Chemical, biological weapons use _has_ been greatly curtailed by rules of war.
So has "aggressive" war (war, because we want your territory). So have various
civilian targeting tactics. They haven't been eliminated, but there is a lot
less than otherwise. It's not perfect. Enforcement is erratic and case-by-
case. Powerful countries are more exempt than weak ones.

Nuclear proliferation has been effectively slowed by the NPT. Again, not
perfectly but better than nothing.

------
dljsjr
This is such a fascinating topic because the field of robotics outside of
industrial applications is still so nascent. I'm not here to weigh in, just to
drop off some useful tidbits for other people interested in this ethical gray
area as well.

This theme of "terminators" and "killer robots" has been really prevalent in
the field lately because of the DARPA Robotics Challenge[1], the latest in
DARPA's Grand Challenges, which I'm currently participating in on one of the
Track B teams. Many people see the break away from bomb-squad bots and factory
floor robotic arms in to humanoids as a really scary thing, and the DRC seems
to amplify that (if a robot can hold a sawzall, it can hold a rifle).

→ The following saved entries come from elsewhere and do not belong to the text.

constexpr unsigned kP512Step = 16u * 64u;
template <int MODE, int AMP, bool PACK = false>
__device__ __forceinline__ void pass2_pair512(v2f (&A)[16], v2f (&B)[16], bool j0, float eps, __amdgpu_buffer_rsrc_t ro, unsigned vfull1,
                                              unsigned vhalf1, unsigned vfull2, unsigned vhalf2, unsigned vfullm, unsigned vhalfm, unsigned step,
                                              float *pw1, float *pw2, float *pwm) {
    Fft<16, false>::run(A, A);
    Fft<16, false>::run(B, B);
    const v2f a8 = A[8];
    if (j0) {
        v2f nA[16], nB[8];
#pragma unroll
        for (int i = 0; i < 8; ++i) { nA[i] = B[i]; nA[8 + i] = A[i]; }
        nB[7] = A[0];
#pragma unroll
        for (int t = 1; t < 8; ++t) nB[7 - t] = A[16 - t];
#pragma unroll
        for (int i = 0; i < 16; ++i) A[i] = nA[i];
#pragma unroll
        for (int i = 0; i < 8; ++i) B[i] = nB[i];
        asm volatile("" ::: "memory");
    }
    auto emit = [&](unsigned vfull, unsigned vhalf, int soff, v2f Xa, v2f Xb, bool conj, float *pwp) {
        if constexpr (MODE == OUT_MEL) {
            const float pa = power_of(Xa), pb = power_of(Xb);
            *(v2f *)pwp = AMP == AMP_MAG_IN ? (v2f){sqrtf(pa), sqrtf(pb)} : (v2f){pa, pb};
        } else if constexpr (MODE == OUT_COMPLEX) {
            const float sg = conj ? -1.f : 1.f;
            const v4f V = (v4f){Xa.x, sg * Xa.y, Xb.x, sg * Xb.y};
            if constexpr (PACK) {
                __builtin_amdgcn_raw_buffer_store_b64(__builtin_bit_cast(v2i, (v2f){V.x, V.y}), ro, (int)vfull, soff, 0);
                __builtin_amdgcn_raw_buffer_store_b64(__builtin_bit_cast(v2i, (v2f){V.z, V.w}), ro, (int)vhalf, soff, 0);
            } else {
                __builtin_amdgcn_raw_buffer_store_b128(__builtin_bit_cast(v4i, V), ro, (int)vfull + soff, 0, 0);
                __builtin_amdgcn_raw_buffer_store_b64(__builtin_bit_cast(v2i, (v2f){V.x, V.y}), ro, (int)vhalf, soff, 0);
            }
        } else {
            const v2f V = (v2f){amp_f32<AMP>(power_of(Xa), eps), amp_f32<AMP>(power_of(Xb), eps)};
            if constexpr (PACK) {
                const float va = V.x, vb = V.y;
                __builtin_amdgcn_raw_buffer_store_b32(__builtin_bit_cast(int, va), ro, (int)vfull, soff, 0);
                __builtin_amdgcn_raw_buffer_store_b32(__builtin_bit_cast(int, vb), ro, (int)vhalf, soff, 0);
            } else {
                __builtin_amdgcn_raw_buffer_store_b64(__builtin_bit_cast(v2i, V), ro, (int)vfull, soff, 0);
                __builtin_amdgcn_raw_buffer_store_b32(__builtin_bit_cast(int, V.x), ro, (int)vhalf, soff, 0);
            }
        }
    };
    auto pair = [&](v2f P, v2f Q, v2f &Xa, v2f &Xb) {
        Xa = pfma(Q, (v2f){1.f, -1.f}, P);
        const v2f D = pfma(Q, (v2f){-1.f, 1.f}, P);
        Xb = (v2f){D.y, -D.x};
    };
#pragma unroll
    for (int i = 0; i < 8; ++i) {
        v2f Xa, Xb;
        pair(A[i], B[15 - i], Xa, Xb);
        emit(vfull1, vhalf1, i * (int)step, Xa, Xb, false, pw1 + i * kP512Step);
    }
#pragma unroll
    for (int t = 0; t < 8; ++t) {
        v2f Xa, Xb;
        pair(A[8 + t], B[7 - t], Xa, Xb);
        if (j0) emit(vfull2 + t * step, vhalf2 + t * step, 0, Xa, Xb, false, pw2 + t * kP512Step);
        else emit(vfull2 + (7 - t) * step, vhalf2 + (7 - t) * step, 0, Xa, Xb, true, pw2 + (7 - t) * kP512Step);
    }
    if (j0) emit(vfullm, vhalfm, 0, (v2f){2.f * a8.x, 0.f}, (v2f){2.f * a8.y, 0.f}, false, pwm);
}

template <int AMP>
__device__ __forceinline__ void mel_tile_csr(const StftArgs &a, const float *pwall, unsigned b, unsigned f0, unsigned nf,
                                             float eps, unsigned t, unsigned nthreads) {
    const float *val = (const float *)a.mel_val;
    float *o = (float *)a.out + ((size_t)b * a.n_out) * a.n_frames + f0;
    for (unsigned idx = t; idx < 16u * a.n_mels; idx += nthreads) {
        const unsigned ff = idx & 15u, mm = idx >> 4;
        float acc = 0.0f;
// ... 233 lines not shown
    }
}

template <int STEPS>
constexpr int mfcc_row() { return (STEPS / 4) % 2 ? STEPS : STEPS + 4; }
template <int STEPS>
__device__ __forceinline__ void mfcc_tile(const StftArgs &a, const float *mq, const float *frag, unsigned mt, unsigned b, unsigned f0, unsigned nf,
                                          unsigned lane) {
    static_assert(STEPS % 4 == 0, "chain lengths are whole 16-byte reads");
    constexpr int RL = mfcc_row<STEPS>();
    const unsigned n = lane & 15u, q = lane >> 4;
    const bool mine = mt < a.mfcc_mtiles;
    v4acc acc = {0.f, 0.f, 0.f, 0.f};
    if (mine) {
        const v4f *pa = (const v4f *)(frag + ((size_t)mt * 64u + lane) * RL);
        const v4f *pb = (const v4f *)(mq + (q * 16u + n) * RL);
        v4f wa[STEPS / 4], vb[STEPS / 4];
#pragma unroll
        for (int g = 0; g < STEPS / 4; ++g) { wa[g] = pa[g]; vb[g] = pb[g]; }
#pragma unroll
        for (int g = 0; g < STEPS / 4; ++g) {
            acc = __builtin_amdgcn_mfma_f32_16x16x4f32(wa[g].x, vb[g].x, acc, 0, 0, 0);
            acc = __builtin_amdgcn_mfma_f32_16x16x4f32(wa[g].y, vb[g].y, acc, 0, 0, 0);
            acc = __builtin_amdgcn_mfma_f32_16x16x4f32(wa[g].z, vb[g].z, acc, 0, 0, 0);
            acc = __builtin_amdgcn_mfma_f32_16x16x4f32(wa[g].w, vb[g].w, acc, 0, 0, 0);
        }
    }
    const float *lift = frag + (size_t)a.mfcc_mtiles * 64u * RL;
    constexpr unsigned kDrop = 0x80000000u;
    const unsigned rows = a.n_mfcc - a.mfcc_skip;
    const unsigned obytes = (rows * a.n_frames - f0) * 4u;
    const __amdgpu_buffer_rsrc_t ro = make_rsrc((const float *)a.out + (size_t)b * rows * a.n_frames + f0, obytes);
    const unsigned mtr = mine ? mt : 0u;
#pragma unroll
    for (int r = 0; r < 4; ++r) {
        const unsigned c = 16u * mtr + 4u * q + r;
        const bool ok = mine && c >= a.mfcc_skip && c < a.n_mfcc && n < nf;
        __builtin_amdgcn_raw_buffer_store_b32(__builtin_bit_cast(int, acc[r] * lift[min(c, a.n_mfcc - 1u)]), ro,
                                              (int)(ok ? ((c - a.mfcc_skip) * a.n_frames + n) * 4u : kDrop), 0, 0);
    }
}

Just last month in Atlanta, the IEEE Humanoids conference took place. Dr.
Ronald C. Arkin[2] gave a talk exactly on this topic from an ethics
perspective, titled "How to NOT build a Terminator", and it was exceptional.
It was a plenary talk and not a paper, so I can't really find any record of it
to share. Unfortunate.

Tangentially, the lab that I work in (the robotics group at the Florida
Institute for Human and Machine Cognition[3][4]) has employed and continues to
employ a principle that we call "co-active design"[5] where we actively work
to keep a human in the loop at all times; we're definitely not looking to
build a "killer robot". It's an interesting design problem that overlaps a lot
with UI and UX, popular topics here on HN.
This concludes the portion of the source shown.